Сообщил, Вячеслав Михайлович.
Ну и как вы смотрите на это дело?
Неудачную кандидатуру он подыскал, не без волнения ответил я, уверенный, что мой отказ вызовет резкую отповедь.
Это в каком же смысле неудачную? изобразил добродушное удивление нарком.
Простите за прямоту, Вячеслав Михайлович, но я слишком хорошо знаю себя, чтобы не понимать, что мне недостает качеств, необходимых для такой должности.
Каких качеств? Добродушное выражение исчезло с лица наркома.
Качеств послушного и расторопного адъютанта, совсем не дипломатично выпалил я, тут же спохватившись, что выразился, пожалуй, слишком вызывающе. Но будь что будет, подумал я. Зато в вопрос была внесена полная ясность.
Молотов пристально поглядел на меня и сухо промолвил:
Что ж, как-нибудь обойдемся без вас. Можете идти.
Как это ни странно на первый взгляд, но гроза, казалось бы, неминуемая, так и не разразилась. И в тот момент и позже я гадал, почему нарком не встретил в штыки мой не очень-то деликатный намек на то, что с ним нелегко сработаться. Должно быть, он оценил мою прямоту в отношении себя, к какой, по всей вероятности, не привык.
Ну, с чем тебя поздравить? с нетерпением спросил Козырев, как только я вышел из кабинета.
Ни с чем, облегченно вздохнул я. Мне очень жаль, что я обманул твои надежды, но я отказался. [121]
Эх ты, с огорчением проговорил он. А я-то на тебя так рассчитывал.
Ничего; утешил я его. Найдешь другого, более достойного кандидата.

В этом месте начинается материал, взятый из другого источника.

__device__ __forceinline__ const G1JSlot* msm_piece_src(const G1JSlot* __restrict__ partial, uint32_t i, uint32_t i0, uint32_t off, uint32_t CH) {
    return partial + 2 * (size_t)i + ((i == i0 && off > i0 * CH) ? 1 : 0);
}
__device__ __noinline__ void msm_fixup_slow(const G1JSlot* __restrict__ partial, uint32_t i0, uint32_t i1, uint32_t off, uint32_t CH, G1JSlot* __restrict__ out) {
    G1J acc = msm_piece_src(partial, i0, i0, off, CH)->p;
    for (uint32_t i = i0 + 1; i <= i1; ++i) acc = g1_add(acc, msm_piece_src(partial, i, i0, off, CH)->p);
    *out = acc;
}
__device__ __noinline__ void g1_add_to(G1J* dst, const G1J* a, const G1J* b);
__device__ __noinline__ void msm_fixup_team(const uint32_t* __restrict__ counts, const uint32_t* __restrict__ offsets, const G1JSlot* __restrict__ partial,
                                            const uint32_t* __restrict__ lists, G1JSlot* __restrict__ bucket_pts, uint32_t nb, const MsmSeg& g, G1J* team_acc) {
    const uint32_t n_team = counts[nb + 3], r = threadIdx.x & 7u;
    const uint32_t CH = msm_chunk_len(counts[nb + 1], g.lanes_round);
    for (uint32_t m0 = blockIdx.x * 8; m0 < n_team; m0 += MSM_FIXUP_TEAM_BLOCKS * 8) {
        const uint32_t m = m0 + (threadIdx.x >> 3);
        const bool live = m < n_team;
        const uint32_t b = live ? lists[nb + m] : 0;
        const uint32_t cnt = live ? counts[b] : 0, off = live ? msm_bin_start(g, offsets, b) : 0;
        const uint32_t i0 = off / CH, i1 = cnt ? (off + cnt - 1) / CH : i0;
        G1J* mine = team_acc + threadIdx.x;
        *mine = G1J::identity();
        if (live) for (uint32_t i = i0 + r; i <= i1; i += 8) g1_add_to(mine, mine, &msm_piece_src(partial, i, i0, off, CH)->p);
        for (uint32_t d = 4; d > 0; d >>= 1)
            g1_add_to(mine, mine, team_acc + min(threadIdx.x + d, 63u));
        if (live && r == 0) bucket_pts[b] = *mine;
    }
}
__device__ __noinline__ void msm_fixup_heavy(const uint32_t* __restrict__ counts, const uint32_t* __restrict__ offsets, const G1JSlot* __restrict__ partial,
                                             const uint32_t* __restrict__ lists, G1JSlot* __restrict__ bucket_pts, uint32_t nb, const MsmSeg& g, uint32_t first_block) {
    const uint32_t n_heavy = counts[nb], t = threadIdx.x;
    const uint32_t CH = msm_chunk_len(counts[nb + 1], g.lanes_round);
    for (uint32_t h = blockIdx.x - first_block; h < n_heavy; h += MSM_FIXUP_HEAVY_BLOCKS) {
        const uint32_t b = lists[nb - 1 - h];
        const uint32_t cnt = counts[b], off = msm_bin_start(g, offsets, b);
        const uint32_t i0 = off / CH, i1 = (off + cnt - 1) / CH;
        G1J acc = G1J::identity();
        for (uint32_t i = i0 + t; i <= i1; i += 64) acc = g1_add(acc, msm_piece_src(partial, i, i0, off, CH)->p);
        for (uint32_t d = 32; d > 0; d >>= 1) {
            G1J other;
            uint32_t* dst = reinterpret_cast<uint32_t*>(&other);
            const uint32_t* src = reinterpret_cast<const uint32_t*>(&acc);
#pragma unroll
            for (uint32_t k = 0; k < sizeof(G1J) / 4; ++k) dst[k] = (uint32_t)__shfl_down((int)src[k], d, 64);
            acc = g1_add(acc, other);
        }
        if (t == 0) bucket_pts[b] = acc;
    }
}
__global__ void __launch_bounds__(64) msm_fixup(const uint32_t* __restrict__ counts, const uint32_t* __restrict__ offsets, const G1JSlot* __restrict__ partial,
                                                const uint32_t* __restrict__ lists, G1JSlot* __restrict__ bucket_pts, uint32_t nb, MsmSeg g) {
    __shared__ G1J team_acc[64];
    if (blockIdx.x < MSM_FIXUP_TEAM_BLOCKS) { msm_fixup_team(counts, offsets, partial, lists, bucket_pts, nb, g, team_acc); return; }
    if (blockIdx.x < MSM_FIXUP_TEAM_BLOCKS + MSM_FIXUP_HEAVY_BLOCKS) { msm_fixup_heavy(counts, offsets, partial, lists, bucket_pts, nb, g, MSM_FIXUP_TEAM_BLOCKS); return; }
    const uint32_t k = (blockIdx.x - MSM_FIXUP_TEAM_BLOCKS - MSM_FIXUP_HEAVY_BLOCKS) * blockDim.x + threadIdx.x;
    if (k >= counts[nb + 2]) return;
    const uint32_t b = lists[k];
    const uint32_t cnt = counts[b], off = msm_bin_start(g, offsets, b);
    const uint32_t CH = msm_chunk_len(counts[nb + 1], g.lanes_round);
    const uint32_t i0 = off / CH, i1 = (off + cnt - 1) / CH;
    G1J acc = msm_piece_src(partial, i0, i0, off, CH)->p;
    bool ok = true;
    for (uint32_t i = i0 + 1; i <= i1 && ok; ++i) ok = g1_add_fast(acc, msm_piece_src(partial, i, i0, off, CH)->p);
    if (!ok) { msm_fixup_slow(partial, i0, i1, off, CH, bucket_pts + b); return; }
    bucket_pts[b] = acc;
}
#define MSM_WIN_SLOTS 5
__device__ __noinline__ void g1_add_to(G1J* dst, const G1J* a, const G1J* b) { const G1J x = *a, y = *b; *dst = g1_add_inl(x, y); }
__device__ __noinline__ void g1_dbl_to(G1J* dst, const G1J* a) { const G1J x = *a; *dst = g1_dbl_inl(x); }

__global__ void __launch_bounds__(MSM_WIN_THREADS) msm_window(const G1JSlot* __restrict__ bucket_pts, const uint32_t* __restrict__ counts, G1JSlot* __restrict__ window_sums, MsmPlan p,
                                                              uint32_t n_windows, uint32_t wpw, uint32_t slots) {
    __builtin_amdgcn_s_setprio(3);
    extern __shared__ G1J win_lds[];
    const uint32_t T = blockDim.x / wpw, sub = threadIdx.x / T, t = threadIdx.x % T;
    const uint32_t widx = blockIdx.x * wpw + sub;
    const bool live = widx < n_windows;
    G1J* mine = win_lds + (size_t)sub * slots * T;
    G1J* run = mine + t;
    G1J* sum = mine + T + t;
    G1J* scaled = mine + 2 * T + t;
    G1J* red = mine + 2 * T;
    const uint32_t slice = (p.buckets + T - 1) / T;
    const uint32_t lo = live ? min(p.buckets, t * slice) : 0, hi = live ? min(p.buckets, lo + slice) : 0;
    *run = G1J::identity(); *sum = G1J::identity();
    const G1JSlot* bp = bucket_pts + (size_t)widx * p.buckets;
    const uint32_t* cn = counts + (size_t)widx * p.buckets;
    for (uint32_t b = hi; b > lo; --b) {
        if (cn[b - 1]) g1_add_to(run, run, &bp[b - 1].p);
        g1_add_to(sum, sum, run);
    }
    if ((slice & (slice - 1)) == 0 && T > 1 && slots >= MSM_WIN_SLOTS) {
        G1J* run2 = mine + 3 * T + t;
        G1J* run3 = mine + 4 * T + t;
        if (lo < hi && t > 0) {
            g1_dbl_to(run2, run);
            g1_add_to(run3, run2, run);
            *scaled = G1J::identity();
            const int nd = (32 - (int)__clz((int)(T - 1)) + 1) / 2;
            for (int d = nd - 1; d >= 0; --d) {
                if (d < nd - 1) { g1_dbl_to(scaled, scaled); g1_dbl_to(scaled, scaled); }
                const uint32_t dig = (t >> (2 * d)) & 3u;
                if (dig) g1_add_to(scaled, scaled, dig == 1 ? run : (dig == 2 ? run2 : run3));
            }
            for (uint32_t w = slice; w > 1; w >>= 1) g1_dbl_to(scaled, scaled);
            g1_add_to(sum, sum, scaled);
        }
    } else if (lo < hi && lo > 0) {
        const int top = 31 - (int)__clz((int)lo);
        *scaled = G1J::identity();
        for (int i = top; i >= 0; --i) {
            if (i < top) g1_dbl_to(scaled, scaled);
            if ((lo >> i) & 1) g1_add_to(scaled, scaled, run);
        }
        g1_add_to(sum, sum, scaled);
    }
    if (blockDim.x <= 64) {
        for (uint32_t d = 32; d > 0; d >>= 1) {
            const G1J mine_sum = *sum;
            G1J other;
            uint32_t* dst = reinterpret_cast<uint32_t*>(&other);
            const uint32_t* src = reinterpret_cast<const uint32_t*>(&mine_sum);
#pragma unroll
            for (uint32_t k = 0; k < sizeof(G1J) / 4; ++k) dst[k] = (uint32_t)__shfl_down((int)src[k], d, 64);
            if (t + d >= T) other = G1J::identity();
            *scaled = other;
            g1_add_to(sum, sum, scaled);
        }
        if (t == 0 && live) window_sums[widx] = *sum;
        return;
    }
    const uint32_t W = T < 64u ? T : 64u;
    for (uint32_t d = W / 2; d > 0; d >>= 1) {
        const G1J mine_sum = *sum;
        G1J other;
        uint32_t* dst = reinterpret_cast<uint32_t*>(&other);
        const uint32_t* src = reinterpret_cast<const uint32_t*>(&mine_sum);
#pragma unroll
        for (uint32_t k = 0; k < sizeof(G1J) / 4; ++k) dst[k] = (uint32_t)__shfl_down((int)src[k], d, 64);
        if ((t & (W - 1)) + d >= W) other = G1J::identity();
        *scaled = other;
        g1_add_to(sum, sum, scaled);
    }
    __syncthreads();
    if ((t & (W - 1)) == 0) red[t >> 6] = *sum;
    __syncthreads();
    if (t == 0) {
        for (uint32_t wv = 1; wv < (T >> 6); ++wv) g1_add_to(&red[0], &red[0], &red[wv]);
        if (live) window_sums[widx] = red[0];
    }
}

Месяц спустя я с удовольствием узнал, что Козырев все-таки отпущен из секретариата наркома. 24 марта он был назначен генеральным секретарем и членом коллегии НКИД, перейдя, таким образом, на самостоятельную работу. В дальнейшем он с честью представлял Советский Союз на дипломатических постах за границей и в НКИД МИД.
А война тем временем сурово давала себя знать. Сравнительно ограниченный масштаб военных действий в первом полугодии сменился с конца июня битвами огромного размаха. Вермахт сделал попытку возродить не удавшийся в предыдущем году блицкриг. В течение июля и августа немецкие войска, прорвав фронт на Юго-Западном направлении, продвинулись до Воронежа, Сталинграда, Орджоникидзе и Новороссийска. Но с приближением осени немецкое наступление начало выдыхаться. Воронеж, Сталинград, Новороссийск и Орджоникидзе стали теми рубежами, на которых Красная Армия остановила полчища вермахта, измотав их в непрерывных боях летне-осенней кампании.
С затаенной надеждой ждали советские люди момента, когда свое решающее слово скажет Красная Армия. Момент этот был уже недалек. 19 ноября на Среднем Дону и под Сталинградом развернулось мощное контрнаступление Красной Армии, завершившееся окружением и в дальнейшем полным разгромом армейской группировки Паулюса. А затем сильнейшие удары обрушились на немецкие войска и на других фронтах. И снова, как в прошлом году, страна встречала Новый год под грохот орудий наступающей армии-освободительницы.